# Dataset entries
## Files before the change

mrefsr_amd/csrc/conv_wino4.hip:

```cpp
#include <cstdlib>
#include <type_traits>

#include "conv_wino_common.h"

namespace {
using namespace mrefsr_conv;
using namespace mrefsr_wino;

constexpr int NSLOT = 2;
constexpr int SLOT_BYTES = RAW_BYTES;
constexpr int RING_OFF = 0;
constexpr int RING_BYTES = 4 * 4 * 4096;
constexpr int X_LD = 32 + 4;
constexpr int X_BYTES = 4 * NTILE * X_LD * 4;
constexpr int SLOT_OFF = RING_OFF + RING_BYTES;
constexpr int BIAS_OFF = SLOT_OFF + NSLOT * SLOT_BYTES;
constexpr int SINK_OFF = BIAS_OFF + BIAS_MAX * 4;
constexpr int X_OFF = SINK_OFF + 256 * 16;
constexpr int LDS_BYTES = X_OFF + X_BYTES;
static_assert(LDS_BYTES <= 160 * 1024 && (RING_OFF & 4095) == 0 && (SLOT_OFF & 15) == 0 && (X_OFF & 15) == 0, "conv_wino4: LDS budget");
constexpr int NPD = 6, PROWS = 3;
static_assert(NPD * PROWS == PP && PROWS * PP * 4 <= 256, "conv_wino4: patch piece assignment");
constexpr unsigned int OOB = 0xffff0000u;

__device__ __forceinline__ f32x16 mma16(const u32x4 a, const u32x4 b, const f32x16 c)
{
    return __builtin_amdgcn_mfma_f32_32x32x16_f16(__builtin_bit_cast(f16x8, a), __builtin_bit_cast(f16x8, b), c, 0, 0, 0);
}

template <int I, int N, class F> __device__ __forceinline__ void sfor(F &&f)
{
    if constexpr (I < N) {
        f(std::integral_constant<int, I>{});
        sfor<I + 1, N>(f);
    }
}

__device__ __forceinline__ void bload16(f32x4 &dst, const unsigned int voff, const __amdgpu_buffer_rsrc_t srd, const unsigned int soff)
{
    asm volatile("s_nop 4\n\tbuffer_load_dwordx4 %0, %1, %2, %3 offen" : "=v"(dst) : "v"(voff), "s"(srd), "s"(soff) : "memory");
}
template <int N> __device__ __forceinline__ void vm_wait_p(f32x4 (&p)[NPD])
{
    asm volatile("s_waitcnt vmcnt(%6)" : "+v"(p[0]), "+v"(p[1]), "+v"(p[2]), "+v"(p[3]), "+v"(p[4]), "+v"(p[5]) : "n"(N) : "memory");
}
__device__ __forceinline__ void dma_group(const unsigned int m0v, const unsigned int voff, const void *sbase)
{
    asm volatile("s_mov_b32 m0, %0\n\ts_nop 0\n\tglobal_load_lds_dwordx4 %1, %2\n\tglobal_load_lds_dwordx4 %1, %2 offset:1024\n\t"
                 "global_load_lds_dwordx4 %1, %2 offset:2048\n\tglobal_load_lds_dwordx4 %1, %2 offset:3072"
                 : : "s"(m0v), "v"(voff), "s"(sbase) : "memory");
}
template <int OFF> __device__ __forceinline__ void dma_frag(const unsigned int m0v, const unsigned int voff, const void *sbase)
{
    if constexpr (OFF == 0)
        asm volatile("s_mov_b32 m0, %0\n\ts_nop 0\n\tglobal_load_lds_dwordx4 %1, %2" : : "s"(m0v), "v"(voff), "s"(sbase) : "memory");
    else
        asm volatile("global_load_lds_dwordx4 %0, %1 offset:%2" : : "v"(voff), "s"(sbase), "n"(OFF) : "memory");
}
template <int N> __device__ __forceinline__ void vm_wait() { asm volatile("s_waitcnt vmcnt(%0)" : : "n"(N) : "memory"); }

struct TState {
    f32x4 a[4], b[4], t[4], v[4];
};
template <int K>
__device__ __forceinline__ void top(TState &s, const unsigned char *const pa, const unsigned char *const pb, const float sr, u32x4 (&vh)[4], u32x4 (&vl)[4])
{
    constexpr int g0 = (K < 24 || (K >= 32 && K < 72)) ? 0 : 1;
    if constexpr (K < 8 || (K >= 24 && K < 32)) {
        constexpr int r = K < 8 ? K : K - 24, c = r >> 1;
        constexpr int co = ((c & 1) * RAW_CP + (c >> 1)) * 16 + g0 * (RAW_Q * 16);
        if constexpr (r & 1) s.b[c] = *reinterpret_cast<const f32x4 *>(pb + co);
        else s.a[c] = *reinterpret_cast<const f32x4 *>(pa + co);
    } else if constexpr ((K >= 8 && K < 24) || (K >= 72 && K < 88)) {
        constexpr int r = K < 24 ? K - 8 : K - 72, c = r >> 2, e = r & 3;
        s.t[c][e] = __builtin_fmaf(sr, s.b[c][e], s.a[c][e]);
    } else if constexpr ((K >= 32 && K < 48) || (K >= 88 && K < 104)) {
        constexpr int r = K < 48 ? K - 32 : K - 88, j = r >> 2, e = r & 3;
        if constexpr (j == 0) s.v[0][e] = s.t[0][e] - s.t[2][e];
        else if constexpr (j == 1) s.v[1][e] = s.t[1][e] + s.t[2][e];
        else if constexpr (j == 2) s.v[2][e] = s.t[2][e] - s.t[1][e];
        else s.v[3][e] = s.t[1][e] - s.t[3][e];
    } else {
        constexpr int r = K < 72 ? K - 48 : K - 104, u = r / 3, sub = r % 3, j = u >> 1, p = u & 1, w = 2 * g0 + p;
        if constexpr (sub == 0) vh[j][w] = pk_f16(s.v[j][2 * p], s.v[j][2 * p + 1]);
        else if constexpr (sub == 1) {
            unsigned int lo;
            asm("v_fma_mixlo_f16 %0, %1, -1.0, %2 op_sel_hi:[1,0,0]" : "=v"(lo) : "v"(vh[j][w]), "v"(s.v[j][2 * p]));
            vl[j][w] = lo;
        } else {
            unsigned int lo = vl[j][w];
            asm("v_fma_mixhi_f16 %0, %1, -1.0, %2 op_sel:[1,0,0] op_sel_hi:[1,0,0]" : "+v"(lo) : "v"(vh[j][w]), "v"(s.v[j][2 * p + 1]));
            vl[j][w] = lo;
        }
    }
}
constexpr int QA[24] = {4, 4, 6, 6, 6, 6, 5, 6, 5, 6, 6, 6, 4, 5, 4, 5, 5, 5, 5, 6, 5, 6, 6, 6};
constexpr int QB[24] = {4, 4, 5, 6, 6, 5, 5, 6, 5, 6, 6, 5, 5, 6, 5, 6, 6, 5, 5, 6, 5, 6, 5, 5};
constexpr int qsum(const int (&q)[24], const int n)
{
    int t = 0;
    for (int i = 0; i < n; ++i) t += q[i];
    return t;
}
static_assert(qsum(QA, 24) == 128 && qsum(QB, 24) == 128, "conv_wino4: every micro-operation of a transform is dealt exactly once");

#ifdef WINO_STAMP
constexpr int NSTAMP = 12;
__device__ unsigned long long g_wino4_stamp[1024][NSTAMP];
#define W4STAMP(i)                                                     \
    {                                                                 \
        const unsigned long long t_now = __builtin_readcyclecounter(); \
        st_acc[i] += t_now - t_last;                                  \
        t_last = t_now;                                               \
    }
#else
#define W4STAMP(i) {}
#endif

#ifndef W4_ABL
#define W4_ABL 0
#endif
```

# About this exercise
Repeat all of the entries above exactly.

# Exercise answer
## Files before the change

mrefsr_amd/csrc/conv_wino4.hip:

```cpp
#include <cstdlib>
#include <type_traits>

#include "conv_wino_common.h"

namespace {
using namespace mrefsr_conv;
using namespace mrefsr_wino;

constexpr int NSLOT = 2;
constexpr int SLOT_BYTES = RAW_BYTES;
constexpr int RING_OFF = 0;
constexpr int RING_BYTES = 4 * 4 * 4096;
constexpr int X_LD = 32 + 4;
constexpr int X_BYTES = 4 * NTILE * X_LD * 4;
constexpr int SLOT_OFF = RING_OFF + RING_BYTES;
constexpr int BIAS_OFF = SLOT_OFF + NSLOT * SLOT_BYTES;
constexpr int SINK_OFF = BIAS_OFF + BIAS_MAX * 4;
constexpr int X_OFF = SINK_OFF + 256 * 16;
constexpr int LDS_BYTES = X_OFF + X_BYTES;
static_assert(LDS_BYTES <= 160 * 1024 && (RING_OFF & 4095) == 0 && (SLOT_OFF & 15) == 0 && (X_OFF & 15) == 0, "conv_wino4: LDS budget");
constexpr int NPD = 6, PROWS = 3;
static_assert(NPD * PROWS == PP && PROWS * PP * 4 <= 256, "conv_wino4: patch piece assignment");
constexpr unsigned int OOB = 0xffff0000u;

__device__ __forceinline__ f32x16 mma16(const u32x4 a, const u32x4 b, const f32x16 c)
{
    return __builtin_amdgcn_mfma_f32_32x32x16_f16(__builtin_bit_cast(f16x8, a), __builtin_bit_cast(f16x8, b), c, 0, 0, 0);
}

template <int I, int N, class F> __device__ __forceinline__ void sfor(F &&f)
{
    if constexpr (I < N) {
        f(std::integral_constant<int, I>{});
        sfor<I + 1, N>(f);
    }
}

__device__ __forceinline__ void bload16(f32x4 &dst, const unsigned int voff, const __amdgpu_buffer_rsrc_t srd, const unsigned int soff)
{
    asm volatile("s_nop 4\n\tbuffer_load_dwordx4 %0, %1, %2, %3 offen" : "=v"(dst) : "v"(voff), "s"(srd), "s"(soff) : "memory");
}
template <int N> __device__ __forceinline__ void vm_wait_p(f32x4 (&p)[NPD])
{
    asm volatile("s_waitcnt vmcnt(%6)" : "+v"(p[0]), "+v"(p[1]), "+v"(p[2]), "+v"(p[3]), "+v"(p[4]), "+v"(p[5]) : "n"(N) : "memory");
}
__device__ __forceinline__ void dma_group(const unsigned int m0v, const unsigned int voff, const void *sbase)
{
    asm volatile("s_mov_b32 m0, %0\n\ts_nop 0\n\tglobal_load_lds_dwordx4 %1, %2\n\tglobal_load_lds_dwordx4 %1, %2 offset:1024\n\t"
                 "global_load_lds_dwordx4 %1, %2 offset:2048\n\tglobal_load_lds_dwordx4 %1, %2 offset:3072"
                 : : "s"(m0v), "v"(voff), "s"(sbase) : "memory");
}
template <int OFF> __device__ __forceinline__ void dma_frag(const unsigned int m0v, const unsigned int voff, const void *sbase)
{
    if constexpr (OFF == 0)
        asm volatile("s_mov_b32 m0, %0\n\ts_nop 0\n\tglobal_load_lds_dwordx4 %1, %2" : : "s"(m0v), "v"(voff), "s"(sbase) : "memory");
    else
        asm volatile("global_load_lds_dwordx4 %0, %1 offset:%2" : : "v"(voff), "s"(sbase), "n"(OFF) : "memory");
}
template <int N> __device__ __forceinline__ void vm_wait() { asm volatile("s_waitcnt vmcnt(%0)" : : "n"(N) : "memory"); }

struct TState {
    f32x4 a[4], b[4], t[4], v[4];
};
template <int K>
__device__ __forceinline__ void top(TState &s, const unsigned char *const pa, const unsigned char *const pb, const float sr, u32x4 (&vh)[4], u32x4 (&vl)[4])
{
    constexpr int g0 = (K < 24 || (K >= 32 && K < 72)) ? 0 : 1;
    if constexpr (K < 8 || (K >= 24 && K < 32)) {
        constexpr int r = K < 8 ? K : K - 24, c = r >> 1;
        constexpr int co = ((c & 1) * RAW_CP + (c >> 1)) * 16 + g0 * (RAW_Q * 16);
        if constexpr (r & 1) s.b[c] = *reinterpret_cast<const f32x4 *>(pb + co);
        else s.a[c] = *reinterpret_cast<const f32x4 *>(pa + co);
    } else if constexpr ((K >= 8 && K < 24) || (K >= 72 && K < 88)) {
        constexpr int r = K < 24 ? K - 8 : K - 72, c = r >> 2, e = r & 3;
        s.t[c][e] = __builtin_fmaf(sr, s.b[c][e], s.a[c][e]);
    } else if constexpr ((K >= 32 && K < 48) || (K >= 88 && K < 104)) {
        constexpr int r = K < 48 ? K - 32 : K - 88, j = r >> 2, e = r & 3;
        if constexpr (j == 0) s.v[0][e] = s.t[0][e] - s.t[2][e];
        else if constexpr (j == 1) s.v[1][e] = s.t[1][e] + s.t[2][e];
        else if constexpr (j == 2) s.v[2][e] = s.t[2][e] - s.t[1][e];
        else s.v[3][e] = s.t[1][e] - s.t[3][e];
    } else {
        constexpr int r = K < 72 ? K - 48 : K - 104, u = r / 3, sub = r % 3, j = u >> 1, p = u & 1, w = 2 * g0 + p;
        if constexpr (sub == 0) vh[j][w] = pk_f16(s.v[j][2 * p], s.v[j][2 * p + 1]);
        else if constexpr (sub == 1) {
            unsigned int lo;
            asm("v_fma_mixlo_f16 %0, %1, -1.0, %2 op_sel_hi:[1,0,0]" : "=v"(lo) : "v"(vh[j][w]), "v"(s.v[j][2 * p]));
            vl[j][w] = lo;
        } else {
            unsigned int lo = vl[j][w];
            asm("v_fma_mixhi_f16 %0, %1, -1.0, %2 op_sel:[1,0,0] op_sel_hi:[1,0,0]" : "+v"(lo) : "v"(vh[j][w]), "v"(s.v[j][2 * p + 1]));
            vl[j][w] = lo;
        }
    }
}
constexpr int QA[24] = {4, 4, 6, 6, 6, 6, 5, 6, 5, 6, 6, 6, 4, 5, 4, 5, 5, 5, 5, 6, 5, 6, 6, 6};
constexpr int QB[24] = {4, 4, 5, 6, 6, 5, 5, 6, 5, 6, 6, 5, 5, 6, 5, 6, 6, 5, 5, 6, 5, 6, 5, 5};
constexpr int qsum(const int (&q)[24], const int n)
{
    int t = 0;
    for (int i = 0; i < n; ++i) t += q[i];
    return t;
}
static_assert(qsum(QA, 24) == 128 && qsum(QB, 24) == 128, "conv_wino4: every micro-operation of a transform is dealt exactly once");

#ifdef WINO_STAMP
constexpr int NSTAMP = 12;
__device__ unsigned long long g_wino4_stamp[1024][NSTAMP];
#define W4STAMP(i)                                                     \
    {                                                                 \
        const unsigned long long t_now = __builtin_readcyclecounter(); \
        st_acc[i] += t_now - t_last;                                  \
        t_last = t_now;                                               \
    }
#else
#define W4STAMP(i) {}
#endif

#ifndef W4_ABL
#define W4_ABL 0
#endif
```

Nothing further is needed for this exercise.